Ese espectacular edificio del Hospicio
convertido en hotel, trae a mi memoria hechos acaecidos hace muchos años. Si
allí coincidió algún banquete de boda, nada tiene que ver con muchos de
aquellos incluseros que conocí. La relación es puramente sentimental, cuando en
ese lugar recordé a esas personas.
Puede que a muchos ahora les
parezca una trasnochada remembranza, pero estando allí, la nostálgica memoria
fue más viva y alejada de toda ironía.
En Grandas de Salime hay un
barrio que recibe el nombre de Las Campas. En él vivía la gente más
desprotegida de esta sociedad injusta. Digo existía, porque en la actualidad es
posible que no llegue a los diez habitantes. Allí, en la década de los treinta
o antes, parece ser que para paliar el hambre algunas familias recurrían a la
inclusa, sin darse cuenta que el hambre repartida siempre se toca a más.
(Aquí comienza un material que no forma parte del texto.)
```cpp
int64_t group_norm_act_workspace_bytes(int N, int C, int HW, int groups, int channels_last, int want_da);
int group_norm_act_plan(int N, int C, int HW, int groups, int channels_last, int backward);
int group_norm_act_fwd(const void* x, const void* addend , const void* gamma, const void* beta, void* y,
                       float* mean, float* rstd, void* workspace, int N, int C, int HW, int groups, float eps, int act,
                       int channels_last, int dtype, void* stream);
int group_norm_act_bwd(const void* dy, const void* x, const void* addend , const void* gamma, const void* beta,
                       const float* mean, const float* rstd, void* dx, void* da , void* workspace, int N, int C,
                       int HW, int groups, int act, int channels_last, int dtype, void* stream);
int group_norm_act_bwd_res(const void* dy, const void* dh , const void* x, const void* addend ,
                           const void* gamma, const void* beta, const float* mean, const float* rstd, void* dx,
                           void* da , void* workspace, int N, int C, int HW, int groups, int act, int dtype,
                           void* stream);

int residual_bias_add_supported(int N, int C, int HW, int dtype);
int residual_bias_add(const void* h, const void* res, const void* b1, const void* b2 , void* out, int N, int C,
                      int HW, int dtype, void* stream);
int tokens_nchw_supported(int N, int C, int HW, int dtype);
int tokens_to_nchw_add(const void* tok, const void* res , void* out, int N, int C, int HW, int dtype,
                       void* stream);
int nchw_to_tokens(const void* x, void* tok, int N, int C, int HW, int dtype, void* stream);

int conv3x3_small_supported(int N, int C_in, int C_out, int H, int W, int dtype);
int64_t conv3x3_small_workspace_bytes(int N, int C_in, int C_out, int H, int W, int dtype);
int conv3x3_small_plan(int64_t pixels, int C_in, int C_out, int dtype);
int conv3x3_small_plan_channels(int C_in, int C_out, int dtype);
int conv3x3_small_pack(const void* w, void* packed, int C_in, int C_out, int backward, int dtype, void* stream);
int conv3x3_small(const void* x, const void* wpack, const void* bias , void* y, void* workspace,
                  int64_t workspace_bytes, int N, int C_in, int C_out, int H, int W, int dtype, void* stream);

int add_layer_norm_max_channels(void);
int add_layer_norm_fwd(const void* x, const void* delta , const void* gamma, const void* beta,
                       void* h , void* y, float* mean, float* rstd, int64_t M, int C, float eps,
                       int dtype, void* stream);
int add_layer_norm_bwd(const void* dy, const void* dh , const void* h, const void* gamma, const float* mean,
                       const float* rstd, void* dx, int64_t M, int C, int dtype, void* stream);

int embed_rows_fwd(const float* table, const int64_t* ids, void* out, int64_t n, int D, int64_t V, int out_dtype, void* stream);
int embed_rows_bwd(const void* dE, const int64_t* ids, float* grad_table, unsigned char* active , int64_t n,
                   int D, int64_t V, int dtype, int accumulate, void* stream);
int lora_adamw_rows(float* param, const float* grad, float* exp_avg, float* exp_avg_sq, const unsigned char* active, int64_t V,
                    int D, const float* norm_in, float grad_mul, float max_norm, float lr, float beta1, float beta2, float eps,
                    float weight_decay, int step, void* stream);

#define LORA_TI_MAX_ROWS 64
int ti_rows_grad(const void* dE, const int64_t* ids, int64_t n, int D, const int64_t* slot_ids, int P, float* grad, int dtype,
                 int accumulate, void* stream);
int ti_rows_adamw_decay(float* table, int64_t V, int D, const int64_t* slot_ids, int P, const float* grad, float* exp_avg,
                        float* exp_avg_sq, float grad_mul, float lr, float beta1, float beta2, float eps, float weight_decay,
                        int step, float decay_lambda, float target_norm, void* stream);

int attn_ctx_supported(int B, int Tq, int Tk, int H, int d, int dtype);
int attn_ctx_fwd_strided(const void* Q, const void* K, const void* V, void* O, int64_t ldk, int B, int Tq, int Tk,
                         int H, int d, float scale, int dtype, void* stream);
int attn_ctx_bwd_strided(const void* Q, const void* K, const void* V, const void* dO, void* dQ, void* dK, void* dV,
                         void* workspace, int64_t ldk, int64_t ld_dk, int B, int Tq, int Tk, int H, int d,
                         float scale, int dtype, void* stream);
int attn_ctx_fwd(const void* Q, const void* K, const void* V, void* O, int B, int Tq, int Tk, int H, int d,
                 float scale, int dtype, void* stream);
int64_t attn_ctx_bwd_workspace_bytes(int B, int Tq, int Tk, int H, int d);
int attn_ctx_bwd(const void* Q, const void* K, const void* V, const void* dO, void* dQ, void* dK, void* dV,
                 void* workspace, int B, int Tq, int Tk, int H, int d, float scale, int dtype, void* stream);

// ... 67 lines not shown
```

Baseline: 183.6 images/s.

## Add large-tile MFMA 3x3 conv kernel for mid-size SD UNet convolutions

Adds a second implicit-GEMM 3x3 convolution kernel with 160-wide output-channel tiles, triple-buffered weight staging loaded directly into LDS via global_load_lds, and XCD-aware block swizzling. The auto route now falls back to this kernel for SD1.5 channel/pixel combinations (4096 and 16384 pixels) that the small-conv plan rejected, replacing the stock conv path for those layers in forward and input-gradient backward. The aim is to beat the library conv on these shapes, but it adds a hand-tuned whitelist tied to specific UNet shapes and higher LDS usage per block.

```diff
diff --git a/diffusion_finetuning_amd/_native.py b/diffusion_finetuning_amd/_native.py
--- a/diffusion_finetuning_amd/_native.py
+++ b/diffusion_finetuning_amd/_native.py
@@ -132,6 +132,11 @@
     "conv3x3_small_plan_channels": (_i32, [_i32, _i32, _i32]),
     "conv3x3_small_pack": (_i32, [_vp, _vp, _i32, _i32, _i32, _i32, _vp]),
     "conv3x3_small": (_i32, [_vp] * 5 + [_i64, _i32, _i32, _i32, _i32, _i32, _i32, _vp]),
+    "conv3x3_large_supported": (_i32, [_i32, _i32, _i32, _i32, _i32, _i32]),
+    "conv3x3_large_workspace_bytes": (_i64, [_i32, _i32, _i32, _i32, _i32, _i32]),
+    "conv3x3_large_plan": (_i32, [_i64, _i32, _i32, _i32]),
+    "conv3x3_large_plan_channels": (_i32, [_i32, _i32, _i32]),
+    "conv3x3_large": (_i32, [_vp] * 5 + [_i64, _i32, _i32, _i32, _i32, _i32, _i32, _vp]),
     "add_layer_norm_max_channels": (_i32, []),
     "add_layer_norm_fwd": (_i32, [_vp] * 8 + [_i64, _i32, _f32, _i32, _vp]),
     "add_layer_norm_bwd": (_i32, [_vp] * 7 + [_i64, _i32, _i32, _vp]),
@@ -1310,6 +1315,27 @@
     return y
 
 
+def conv3x3_large_supported(N: int, Cin: int, Cout: int, H: int, W: int, dtype) -> bool:
+    return dtype in (torch.float16, torch.bfloat16) and bool(lib().conv3x3_large_supported(N, Cin, Cout, H, W, dtype_code(dtype)))
+
+
+def conv3x3_large_plan(pixels: int, Cin: int, Cout: int, dtype) -> bool:
+    return dtype in (torch.float16, torch.bfloat16) and bool(lib().conv3x3_large_plan(int(pixels), Cin, Cout, dtype_code(dtype)))
+
+
+def conv3x3_large_plan_channels(Cin: int, Cout: int, dtype) -> bool:
+    return dtype in (torch.float16, torch.bfloat16) and bool(lib().conv3x3_large_plan_channels(Cin, Cout, dtype_code(dtype)))
+
+
+def conv3x3_large(x, pack, bias, Cout: int):
+    _require_device(x, pack, bias)
+    N, Cin, H, W = x.shape
+    y = torch.empty((N, Cout, H, W), dtype=x.dtype, device=x.device)
+    _check(lib().conv3x3_large(_ptr(x), _ptr(pack), _ptr(bias), _ptr(y), None, 0, N, Cin, Cout, H, W, dtype_code(x.dtype),
+                               _stream(x)), "conv3x3_large")
+    return y
+
+
 def tokens_nchw_supported(N: int, C: int, HW: int, dtype) -> bool:
     return dtype in (torch.float16, torch.bfloat16) and bool(lib().tokens_nchw_supported(N, C, HW, dtype_code(dtype)))
 
diff --git a/diffusion_finetuning_amd/build_native.py b/diffusion_finetuning_amd/build_native.py
--- a/diffusion_finetuning_amd/build_native.py
+++ b/diffusion_finetuning_amd/build_native.py
@@ -8,7 +8,7 @@
 CSRC = os.path.join(PKG_DIR, "csrc")
 LIB_DIR = os.path.join(PKG_DIR, "lib")
 LIB_PATH = os.path.join(LIB_DIR, "liblora_hip.so")
-SOURCES = ["lora_gemm.hip", "lora_grad.hip", "ddpm_loss.hip", "optim.hip", "sandwich.hip", "norm.hip", "trunk_edges.hip", "conv_small.hip", "layer_norm.hip", "attn_ctx.hip", "attn_causal.hip", "attn_flash.hip", "attn_f32.hip", "embed.hip", "distill.hip", "distill_wide.hip", "prof.hip"]
+SOURCES = ["lora_gemm.hip", "lora_grad.hip", "ddpm_loss.hip", "optim.hip", "sandwich.hip", "norm.hip", "trunk_edges.hip", "conv_small.hip", "conv_large.hip", "layer_norm.hip", "attn_ctx.hip", "attn_causal.hip", "attn_flash.hip", "attn_f32.hip", "embed.hip", "distill.hip", "distill_wide.hip", "prof.hip"]
 HIPCC = os.environ.get("HIPCC", "/opt/rocm/bin/hipcc")
 FLAGS = ["--offload-arch=gfx950", "-O3", "-std=c++17", "-fPIC", "-Wall", "-Wno-unused-function"]
 SOURCE_FLAGS = {}
diff --git a/diffusion_finetuning_amd/conv.py b/diffusion_finetuning_amd/conv.py
--- a/diffusion_finetuning_amd/conv.py
+++ b/diffusion_finetuning_amd/conv.py
@@ -6,7 +6,9 @@
 
 from . import _native as nat
 
-ROUTES = ("auto", "hip", "stock")
+ROUTES = ("auto", "hip", "large", "stock")
+
+_FAMILY = {"hip": "small", "large": "large"}
 
 _packs = WeakIdKeyDictionary()
 
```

Aquellas niñas y niños que procedían del Hospicio venían con un pan bajo el
brazo. El pan, en forma de gratificación mensual que, traducida a pesetas, algún
padre putativo se gastaba en pintas de vino, yéndose aquel subsidio con el
volatizado alcohol que alimentara su imaginación. Mientras, en su casa, aquella
depauperada familia ni dormía por el rugir de sus tripas.
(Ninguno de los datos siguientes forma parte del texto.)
# samiwilf/torchrec-oldfork

Hardware: AMD Instinct MI355X
Metric: samples/sec Criteo-1TB DLRM batch 65536 (higher is better)
Workload: dtype f32; 1 GPU; DLRM Criteo-1TB shape: 26 tables (177.9M rows, 84.85 GiB fp32, D=128), 13 dense, pooling factor 1, dense 512-256-128, over 1024-1024-512-256-1, fused exact SGD; global_batch=65536, local_batch=65536, parallelism=mp1: 26 table-wise + 0 row-wise + 0 replicated (data-parallel) tables, dense dp1, ids=uniform, distinct_batches=32, seed=0, data_ranks=1

## Files before the change

### torchrec-oldfork_amd/csrc/dlrm_interaction.hip

```cpp
#include <algorithm>
#include <cstdlib>

#include "common.hpp"

namespace tbe {

using f32x4 = __attribute__((ext_vector_type(4))) float;

__device__ __forceinline__ void wave_lds_fence() { __builtin_amdgcn_wave_barrier(); }

__device__ __forceinline__ int triu_index(int i, int j, int R) { return i * (2 * R - i - 1) / 2 + (j - i - 1); }

__device__ __forceinline__ int triu_row(int p, int R) {
  const int t = 2 * R - 1;
  int i = static_cast<int>((static_cast<float>(t) - sqrtf(static_cast<float>(t * t - 8 * p))) * 0.5f);
  i = max(0, min(i, R - 2));
  while (i + 1 <= R - 2 && (i + 1) * (2 * R - (i + 1) - 1) / 2 <= p) ++i;
  while (i > 0 && i * (2 * R - i - 1) / 2 > p) --i;
  return i;
}

template <int D>
struct XLoader {
  static constexpr int LOG_V = (D == 16 ? 2 : D == 32 ? 3 : D == 64 ? 4 : D == 128 ? 5 : 6);
  __device__ static __forceinline__ const float* src(const float* dense, const float* sparse, int64_t b, int F, int v) {
    const int r = v >> LOG_V;
    const int c = (v & ((1 << LOG_V) - 1)) * 4;
    return r == 0 ? dense + b * D + c : sparse + (b * F + (r - 1)) * D + c;
  }
};

template <int D>
__global__ __launch_bounds__(256, (D <= 128 ? 4 : 2)) void interaction_fwd_kernel(const float* __restrict__ dense,
                                                                                  const float* __restrict__ sparse,
                                                                                  float* __restrict__ out, int B, int F,
                                                                                  int64_t out_stride) {
  extern __shared__ float smem[];
  constexpr int NS = D / 16;
  const int lane = threadIdx.x & 63;
  const int wave = threadIdx.x >> 6;
  const int R = F + 1;
  const int P = R * (R - 1) / 2;
  const int P4 = (P + 3) & ~3;
  float* zs = smem + wave * P4;
  const bool vec_out = (out_stride & 3) == 0 && out_stride >= D + P4 && (reinterpret_cast<uintptr_t>(out) & 15) == 0;
  if (lane < P4 - P) zs[P + lane] = 0.f;
  const int r16 = lane & 15;
  const int kq = lane >> 4;
  const int row0 = min(r16, R - 1);
  const int row1 = min(16 + r16, R - 1);
  const int stride_b = gridDim.x * 4;
  float4 xa[NS], xb[NS];
  float4 dpass = make_float4(0.f, 0.f, 0.f, 0.f);
  auto issue_loads = [&](int b) {
    const float* x0 = (row0 == 0 ? dense + static_cast<int64_t>(b) * D
                                 : sparse + (static_cast<int64_t>(b) * F + (row0 - 1)) * D) + 4 * kq;
    const float* x1 = sparse + (static_cast<int64_t>(b) * F + (row1 - 1)) * D + 4 * kq;
#pragma unroll
    for (int s = 0; s < NS; ++s) xa[s] = ld4(x0 + 16 * s);
    if (R > 16) {
#pragma unroll
      for (int s = 0; s < NS; ++s) xb[s] = ld4(x1 + 16 * s);
    } else {
#pragma unroll
      for (int s = 0; s < NS; ++s) xb[s] = make_float4(0.f, 0.f, 0.f, 0.f);
    }
    if (lane < D / 4) dpass = ld4(dense + static_cast<int64_t>(b) * D + lane * 4);
  };
  int b = blockIdx.x * 4 + wave;
  if (b < B) issue_loads(b);
  for (; b < B; b += stride_b) {
    f32x4 acc00 = {0.f, 0.f, 0.f, 0.f}, acc01 = acc00, acc11 = acc00;
#pragma unroll
    for (int s = 0; s < NS; ++s) {
      const float a0[4] = {xa[s].x, xa[s].y, xa[s].z, xa[s].w};
      const float a1[4] = {xb[s].x, xb[s].y, xb[s].z, xb[s].w};
#pragma unroll
      for (int e = 0; e < 4; ++e) {
        acc00 = __builtin_amdgcn_mfma_f32_16x16x4f32(a0[e], a0[e], acc00, 0, 0, 0);
        acc01 = __builtin_amdgcn_mfma_f32_16x16x4f32(a0[e], a1[e], acc01, 0, 0, 0);
        acc11 = __builtin_amdgcn_mfma_f32_16x16x4f32(a1[e], a1[e], acc11, 0, 0, 0);
      }
    }
    float* orow = out + static_cast<int64_t>(b) * out_stride;
    if (lane < D / 4) {
      if (vec_out) {
        st4(orow + lane * 4, dpass);
      } else {
        orow[lane * 4 + 0] = dpass.x;
        orow[lane * 4 + 1] = dpass.y;
        orow[lane * 4 + 2] = dpass.z;
        orow[lane * 4 + 3] = dpass.w;
      }
    }
    if (b + stride_b < B) issue_loads(b + stride_b);
#pragma unroll
    for (int q = 0; q < 4; ++q) {
      const int i = kq * 4 + q;
      const int j = r16;
      if (i < j && j < R) zs[triu_index(i, j, R)] = acc00[q];
      if (16 + j < R && i < R) zs[triu_index(i, 16 + j, R)] = acc01[q];
      if (i < j && 16 + j < R) zs[triu_index(16 + i, 16 + j, R)] = acc11[q];
    }
    __builtin_amdgcn_wave_barrier();
    constexpr int MAXT = 8;
    constexpr int MAXQ = 2;
    if (vec_out) {
#pragma unroll
      for (int t = 0; t < MAXQ; ++t) {
        const int q = lane + t * kWave;
        if (q < P4 / 4) st4(orow + D + 4 * q, *reinterpret_cast<const float4*>(zs + 4 * q));
      }
    } else {
#pragma unroll
      for (int t = 0; t < MAXT; ++t) {
        const int p = lane + t * kWave;
        if (p < P) orow[D + p] = zs[p];
      }
    }
    __builtin_amdgcn_wave_barrier();
  }
}

__device__ __forceinline__ void vm_store_dword(float* p, float v) {
  asm volatile("global_store_dword %0, %1, off" ::"v"(p), "v"(v) : "memory");
}

template <int N>
__device__ __forceinline__ void vm_wait_all_but() {
  asm volatile("s_waitcnt vmcnt(%0)" ::"n"(N) : "memory");
}
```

La tragedia, siempre o casi
siempre, se ceba con el pobre, con el indigente que no puede llenar su estómago
de las poco nutritivas berzas, porque ni éstas tiene. Así que la dignidad
humana no existe dadas esas diferencias sociales.
Sabido esto, poco se puede
añadir. Lo único es que el abandono al que eran sometidos algunos niños,
propiciaba que volvieran a ser recogidos por la institución.
Así debió de ocurrir con la pobre
Doña Angelita. Años después, en su deambular en el trabajo, siempre narraba su
desgracia al que se encontrara en su camino, repitiendo incesantemente: -¿Quién
ha sido mi madre? Con saber esto, se sentiría contenta y moriría tranquila.